We next considered important demographic features. To evaluate the importance of each demographic factor, we calculated the decline in resubstitution AUC (AUC on the training set) upon removal of that factor and all edges connected to it from the full SNP×SNP×E network. Resubstitution was used because the response of cross-validation AUC to minor changes is relatively imprecise due to larger variance of cross-validation estimators [41]. We used the Molecular Signatures Database [42] to determine the lists of genes related to 186 pathways from the Kyoto Encyclopedia of Genes and Genomes (KEGG) [43]. For each KEGG pathway, we recorded the AUC of the corresponding sub-network constructed using SNPs in the full network that are within the pathways’s genes, as well as race and sex. Finally, to detect most important interactions, we successively removed each edge in the full SNP×SNP×E network and recorded the decline in AUC. The analysis left us with an AUC for each gene, pathway, and a decline in AUC for each demographic feature and interaction. Rather than reporting the actual AUCs, which here is merely used for ranking purposes, we calculated a p-value associated with each AUC. Although here ranking based on AUC or p-value leads to the same result, we use the p-value threshold of 0.05 (non-adjusted) to narrow down the list.

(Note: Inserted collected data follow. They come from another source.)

@@ -120,6 +120,75 @@
                 oh += pstride;
             }
         }
+    }
+}
+
+__global__ __launch_bounds__(256) void wino_input_h2_kernel(const float *__restrict__ x, const float *__restrict__ x2, unsigned char *__restrict__ Vs,
+                                                            const float *__restrict__ in_amax, const float *__restrict__ in_amax2, int B, int H, int W,
+                                                            int Cin, int Cin2, int ups, int Ty, int Tx, int t_off, int t_total, int seg, int nseg) {
+    const int C = Cin + Cin2, KC = C >> 5;
+    const int Hl = ups ? 2 * H : H, Wl = ups ? 2 * W : W;
+    const size_t tile = (size_t)t_total * 64;
+    const int lane = threadIdx.x & 63, wpw = blockDim.x >> 6, ng = Tx >> 3;
+    unsigned bid = blockIdx.x;
+    const int kcw = (int)(bid % (KC / wpw)) * wpw + __builtin_amdgcn_readfirstlane(threadIdx.x >> 6);
+    bid /= KC / wpw;
+    const int tx = (int)(bid % ng) * 8 + (lane >> 3);
+    bid /= ng;
+    const int sg = (int)(bid % nseg), b = (int)(bid / nseg);
+    const int ty0 = sg * seg, ty1 = min(Ty, ty0 + seg);
+    if (b >= B || ty0 >= ty1) return;
+    const bool second = kcw * 32 >= Cin;
+    const int cs = second ? Cin2 : Cin, c0 = second ? kcw * 32 - Cin : kcw * 32;
+    const float *img = (second ? x2 : x) + (size_t)b * H * W * cs + c0;
+    const __amdgpu_buffer_rsrc_t rs = a3d_rsrc_uniform(img, (unsigned)(((size_t)H * W * cs - c0) * 4));
+    float am = in_amax[b];
+    if (in_amax2) am = fmaxf(am, in_amax2[b]);
+    const float sv = 0.25f * a3d_pow2_scale(am);
+    int xo[4];
+#pragma unroll
+    for (int q = 0; q < 4; ++q) {
+        const int lx = 2 * tx - 1 + q;
+        xo[q] = (unsigned)lx < (unsigned)Wl ? ((ups ? lx >> 1 : lx) * cs + (lane & 7) * 4) * 4 : -1;
+    }
+    auto load_row = [&](const int ly, f32x4(&row)[4]) {
+        const bool in = (unsigned)ly < (unsigned)Hl;
+        const int soff = min(max(ups ? ly >> 1 : ly, 0), H - 1) * W * cs * 4;
+#pragma unroll
+        for (int q = 0; q < 4; ++q) row[q] = a3d_load4(rs, in ? xo[q] : -1, soff);
+    };
+    f32x4 d[4][4];
+#pragma unroll
+    for (int p = 0; p < 2; ++p) load_row(2 * ty0 - 1 + p, d[p]);
+    unsigned char *const run0 = Vs + (size_t)kcw * 2 * tile;
+    unsigned voff = (unsigned)(((size_t)t_off + ((size_t)b * Ty + ty0) * Tx + tx) * 64 + (lane & 7) * 8);
+    const size_t pstride = (size_t)KC * 2 * tile;
+#pragma unroll 1
+    for (int ty = ty0; ty < ty1; ++ty) {
+        load_row(2 * ty + 1, d[2]);
+        load_row(2 * ty + 2, d[3]);
+        unsigned char *run = run0;
+#pragma unroll
+        for (int u = 0; u < 4; ++u) {
+            f32x4 m[4];
+#pragma unroll
+            for (int q = 0; q < 4; ++q) m[q] = u == 0 ? d[0][q] - d[2][q] : (u == 1 ? d[1][q] + d[2][q] : (u == 2 ? d[2][q] - d[1][q] : d[1][q] - d[3][q]));
+            const f32x4 vv[4] = {m[0] - m[2], m[1] + m[2], m[2] - m[1], m[1] - m[3]};
+#pragma unroll
+            for (int v = 0; v < 4; ++v) {
+                h16x4 h, l;
+                a3d_split2h(vv[v], sv, h, l);
+                __builtin_nontemporal_store(h, reinterpret_cast<h16x4 *>(run + voff));
+                __builtin_nontemporal_store(l, reinterpret_cast<h16x4 *>(run + tile + voff));
+                run += pstride;
+            }
+        }
+#pragma unroll
+        for (int q = 0; q < 4; ++q) {
+            d[0][q] = d[2][q];
+            d[1][q] = d[3][q];
+        }
+        voff += (unsigned)Tx * 64;
     }
 }
 
@@ -1338,8 +1407,22 @@
         if ((C & 31) || !d->in_amax) return A3D_ERR_ARG;
         if (d->wino_t_total && (d->wino_t_off < 0 || (size_t)d->wino_t_off + T > (size_t)d->wino_t_total)) return A3D_ERR_ARG;
         if ((size_t)(d->wino_t_total ? d->wino_t_total : T) * C * 4 >= ((size_t)1 << 32)) return A3D_ERR_UNSUPPORTED;
-        hipLaunchKernelGGL(wino_input_h2_kernel, dim3((int)blocks), dim3(256), 0, s, d->x, d->x2, reinterpret_cast<unsigned char *>(d->workspace), d->in_amax,
-                           d->in_amax2, d->B, d->H, d->W, d->Cin, d->Cin2, d->ups, Ty, Tx, d->wino_t_total ? d->wino_t_off : 0, d->wino_t_total ? d->wino_t_total : (int)T);
+        const int t_off = d->wino_t_total ? d->wino_t_off : 0, t_total = d->wino_t_total ? d->wino_t_total : (int)T;
+        const int ng = Tx >> 3, KC = C >> 5;
+        if (d->tune != 26 && (Tx & 7) == 0 && (size_t)d->H * d->W * (d->Cin > d->Cin2 ? d->Cin : d->Cin2) * 4 < ((size_t)1 << 31)) {
+            const int nseg = (Ty + 15) / 16, seg = (Ty + nseg - 1) / nseg;
+            const int wpw = KC % 4 == 0 ? 4 : (KC % 2 == 0 ? 2 : 1);
+            const size_t walkers = (size_t)d->B * nseg * ng * KC;
+            if ((walkers >= 640 || d->tune == 27) && walkers / wpw < ((size_t)1 << 31)) {
+                a3d_note_variant("wino_input_h2_kernel seg %d x %d", seg, nseg);
+                hipLaunchKernelGGL(wino_input_h2_kernel, dim3((unsigned)(walkers / wpw)), dim3(64 * wpw), 0, s, d->x, d->x2, reinterpret_cast<unsigned char *>(d->workspace),
+                                   d->in_amax, d->in_amax2, d->B, d->H, d->W, d->Cin, d->Cin2, d->ups, Ty, Tx, t_off, t_total, seg, nseg);
+                return A3D_OK;
+            }
+        }
+        a3d_note_variant("wino_input_h2_flat_kernel");
+        hipLaunchKernelGGL(wino_input_h2_flat_kernel, dim3((int)blocks), dim3(256), 0, s, d->x, d->x2, reinterpret_cast<unsigned char *>(d->workspace), d->in_amax,
+                           d->in_amax2, d->B, d->H, d->W, d->Cin, d->Cin2, d->ups, Ty, Tx, t_off, t_total);
         return A3D_OK;
     }
     hipLaunchKernelGGL(wino_input_kernel, dim3((int)blocks), dim3(256), 0, s, d->x, d->x2, d->workspace, d->B, d->H, d->W,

To determine a p-value for each gene- or pathway-specific network, we constructed 1,000 networks, each with the same number of nodes for which the AUC in question was calculated, and determined their AUCs. The set of genetic features for each of the 1,000 networks was drawn randomly from the background set of SNPs. Race and sex were included as features in all 1,000 networks in order to ensure parity with the procedure used to generate the gene- or pathway-specific network. The list of 1,000 random AUCs enabled the calculation of a p-value for the AUC in question.
To determine the statistical significance of each decline in AUC (used for quantifying the importance of each demographic variable and the interactions in the SNP×SNP×E network), we used the same background set to construct 1,000 random networks with the same set of demographic factors and the same number of SNPs as in the SNP×SNP×E network. For each randomly generated model, we recorded the decline in AUC upon removal of a random SNP (in the case of the declines in AUC for demographic factors) or a random edge (in the case of the declines in AUC for interaction). The 1,000 random declines in AUC enabled the calculation of a p-value for the decline in AUC of interest. Each gene, demographic factor, pathway, and interaction relationship was now associated with a p-value.